SKUP hakkında detaylı bilgiye buraya tıklayarak ulaşabilirsiniz

Sürdürülebilir Kent Nedir?
Günümüzde, çevre ve toplumu gözetmeden kontrolsüz şekilde büyüyen kentler yerini sürdürülebilir kentlere bırakıyor. Peki Sürdürülebilir Kent Nedir?

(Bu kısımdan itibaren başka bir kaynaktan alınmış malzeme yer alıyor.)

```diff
@@ -103,21 +116,125 @@
             for (int rr = r + 1 + lane; rr < K; rr += 64) wsc[w * K + rr] = GH_KEY_INF;
             break;
         }
-#pragma unroll
-        for (int j = 0; j < NPT; ++j) keys[j] = keys[j] == m ? GH_KEY_INF : keys[j];
-    }
+        mine = false;
+#pragma unroll
+        for (int j = 0; j < NPT; ++j) {
+            const bool hit = keys[j] == m;
+            mine |= hit;
+            keys[j] = hit ? GH_KEY_INF : keys[j];
+        }
+        prev = m;
+    }
+}
+__device__ __forceinline__ int block_extract_rank(const uint64_t *wsc, int n4, int t, uint64_t key) {
+    int rank = 0;
+    for (int j = 0; j < n4; ++j) {
+        const uint64_t o = wsc[j];
+        rank += (o < key || (o == key && j < t)) ? 1 : 0;
+    }
+    return rank;
+}
+template <int NT = 256>
+__device__ __forceinline__ void block_extract_merge(int K, uint64_t *out, const uint64_t *wsc) {
     __syncthreads();
     const int n4 = (NT / 64) * K;
     for (int t = threadIdx.x; t < n4; t += NT) {
         const uint64_t key = wsc[t];
-        int rank = 0;
-        for (int j = 0; j < n4; ++j) {
-            const uint64_t o = wsc[j];
-            rank += (o < key || (o == key && j < t)) ? 1 : 0;
-        }
+        const int rank = block_extract_rank(wsc, n4, t, key);
         if (rank < K) out[rank] = key;
     }
     __syncthreads();
+}
+template <int NPT, int NT = 256>
+__device__ __forceinline__ void block_extract_smallest(uint64_t (&keys)[NPT], int K, uint64_t *out, uint64_t *wsc) {
+    block_extract_rounds<NPT>(keys, K, wsc);
+    block_extract_merge<NT>(K, out, wsc);
+}
+
+template <int LD>
+struct gh_pair_rows { float x[128][2][LD]; };
+
+template <int D, int LD>
+__device__ __forceinline__ void gh_merge_intersect_query(const inter_args &ia, int64_t qi, int K, const uint64_t *wsc,
+                                                         uint64_t *__restrict__ out_keys, int32_t i, int2 ei,
+                                                         int32_t warm ,
+                                                         gh_pair_list *pl, gh_pair_rows<LD> *pr, unsigned long long *st) {
+    const int lane = threadIdx.x & 63, w = threadIdx.x >> 6, slot = w * K + lane;
+    const int2 *edges2 = reinterpret_cast<const int2 *>(ia.edges);
+    asm volatile("s_waitcnt lgkmcnt(0)" ::: "memory");
+    uint64_t key = GH_KEY_INF;
+    int2 ej = make_int2(0, 0);
+    if (lane < K) {
+        key = wsc[slot];
+        if (key != GH_KEY_INF && i < (int32_t)(uint32_t)key) ej = edges2[(uint32_t)key];
+    }
+    float xa[LD], xb[LD];
+    gh_load_row<LD>(ia.pos, ei.x, xa);
+    gh_load_row<LD>(ia.pos, ei.y, xb);
+    if (threadIdx.x == 0) { pl->n = 0; pl->nt = 0; }
+    __syncthreads();
+    int rank = K;
+    if (lane < K) {
+        rank = block_extract_rank(wsc, 4 * K, slot, key);
+        if (rank < K) out_keys[qi * K + rank] = key;
+    }
+    GH_WG_STAMP(st, 3);
+    asm volatile("" : : "v"(warm));
+    if (rank >= 1 && rank < K && rank <= ia.k && key != GH_KEY_INF) {
+        const int32_t j = (int32_t)(uint32_t)key;
+        if (i < j && !(ei.x == ej.x || ei.x == ej.y || ei.y == ej.x || ei.y == ej.y)) {
+            float xp[LD], xq[LD];
+            gh_load_row<LD>(ia.pos, ej.x, xp);
+            gh_load_row<LD>(ia.pos, ej.y, xq);
+            const float o1 = gh_orient2d(xa, xb, xp), o2 = gh_orient2d(xa, xb, xq);
+            const float o3 = gh_orient2d(xp, xq, xa), o4 = gh_orient2d(xp, xq, xb);
+            if (o1 * o2 < 0.0f && o3 * o4 < 0.0f) {
+                const int s = atomicAdd(&pl->n, 1);
+                pl->v[s] = make_int4(ei.x, ei.y, ej.x, ej.y);
+#pragma unroll
+                for (int d = 0; d < LD; ++d) { pr->x[s][0][d] = xp[d]; pr->x[s][1][d] = xq[d]; }
+            }
+        }
+    }
+    __syncthreads();
+    GH_WG_STAMP(st, 4);
+    constexpr int LPP = 4 * LD;
+    const int np = pl->n;
+    const int sub = threadIdx.x % LPP, role = sub / LD, d = sub % LD;
+    for (int p = threadIdx.x / LPP; p < np; p += blockDim.x / LPP) {
+        const int4 vv = pl->v[p];
+        const int32_t v[4] = {vv.x, vv.y, vv.z, vv.w};
+        const float *xp = pr->x[p][0], *xq = pr->x[p][1];
+        float diff[D];
+#pragma unroll
+        for (int dd = 0; dd < D; ++dd) {
+            const float cen = (((xa[dd] + xb[dd]) + xp[dd]) + xq[dd]) / 4.0f;
+            const float mine = role == 0 ? xa[dd] : role == 1 ? xb[dd] : role == 2 ? xp[dd] : xq[dd];
+            diff[dd] = mine - cen;
+        }
+        const float dist = sqrtf(gh_sumsq<D>(diff)) + 1e-6f;
+        const float dsq = dist * dist;
+        float term = diff[0];
+#pragma unroll
+        for (int dd = 1; dd < D; ++dd) term = d == dd ? diff[dd] : term;
+        const int32_t me = role == 0 ? v[0] : role == 1 ? v[1] : role == 2 ? v[2] : v[3];
+        if (me < ia.own_lo || me >= ia.own_hi) continue;
+        if (d < D) atomicAdd(&ia.acc[(int64_t)me * LD + d], (double)((ia.k_inter * term) / dsq));
+        if (d == 0 && atomicExch(&ia.tflag[me], 1) == 0) pl->t[atomicAdd(&pl->nt, 1)] = me;
+    }
+    __syncthreads();
+    GH_WG_STAMP(st, 5);
+    const int nt = pl->nt;
+    if (ia.tq_count) {
+        if (threadIdx.x == 0) ia.tq_count[qi] = nt;
+        for (int t = threadIdx.x; t < nt; t += blockDim.x) ia.tq_touched[qi * 4 * ia.k + t] = pl->t[t];
+        return;
+    }
+    if (nt == 0) return;
+    if (threadIdx.x == 0) pl->base = atomicAdd(ia.tcount, nt);
+    __syncthreads();
+    GH_WG_STAMP(st, 6);
+    for (int t = threadIdx.x; t < nt; t += blockDim.x) ia.touched[pl->base + t] = pl->t[t];
 }
 
 
```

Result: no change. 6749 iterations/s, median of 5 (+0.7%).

Bu yazımızda sürdürülebilir kentler, sürdürülebilir işletmeler, sürdürülebilir davranışlar ve sürdürülebilir kentlerin çimento sektörüne etkisine kısaca değineceğiz.  

Sürdürülebilir Kent Tanımı Nedir?
Nüfus artışı, aşırı ve bilinçsiz tüketime bağlı olarak oluşan doğal kaynak kıtlığı, çevrenin kirletilerek doğal dengenin bozulması sonucunda oluşan iklim değişikliği günümüz kentlerinin önemli bir problemi halini almaktadır. Çevresel anlamdaki olumsuzlukların yanında sosyal anlamda da eşitsizliklerin var olduğu, ekonomik gelişmenin dengesiz ve kentsel yönetişimin yeterli seviyede yapılanmaması bu etkilerin artma potansiyelini destekliyor. Bu nedenle giderek daha fazla birey ve işletme harekete geçmeye, çevreyi korumaya ve sosyal düzeni sağlamaya karar verirken, sürdürülebilir bir yaşam tarzı benimseyerek tüm bu faktörlerin olumsuz etkilerini azaltmaya çalışıyor. Bireyler ve işletmeler tarafından hayata geçirilen tüm bu eylemler bir çevre bilincinin ortaya çıkmasına, toplumsal yapının değişmesine ve sürdürülebilir kent kavramının gelişmesine yol açıyor.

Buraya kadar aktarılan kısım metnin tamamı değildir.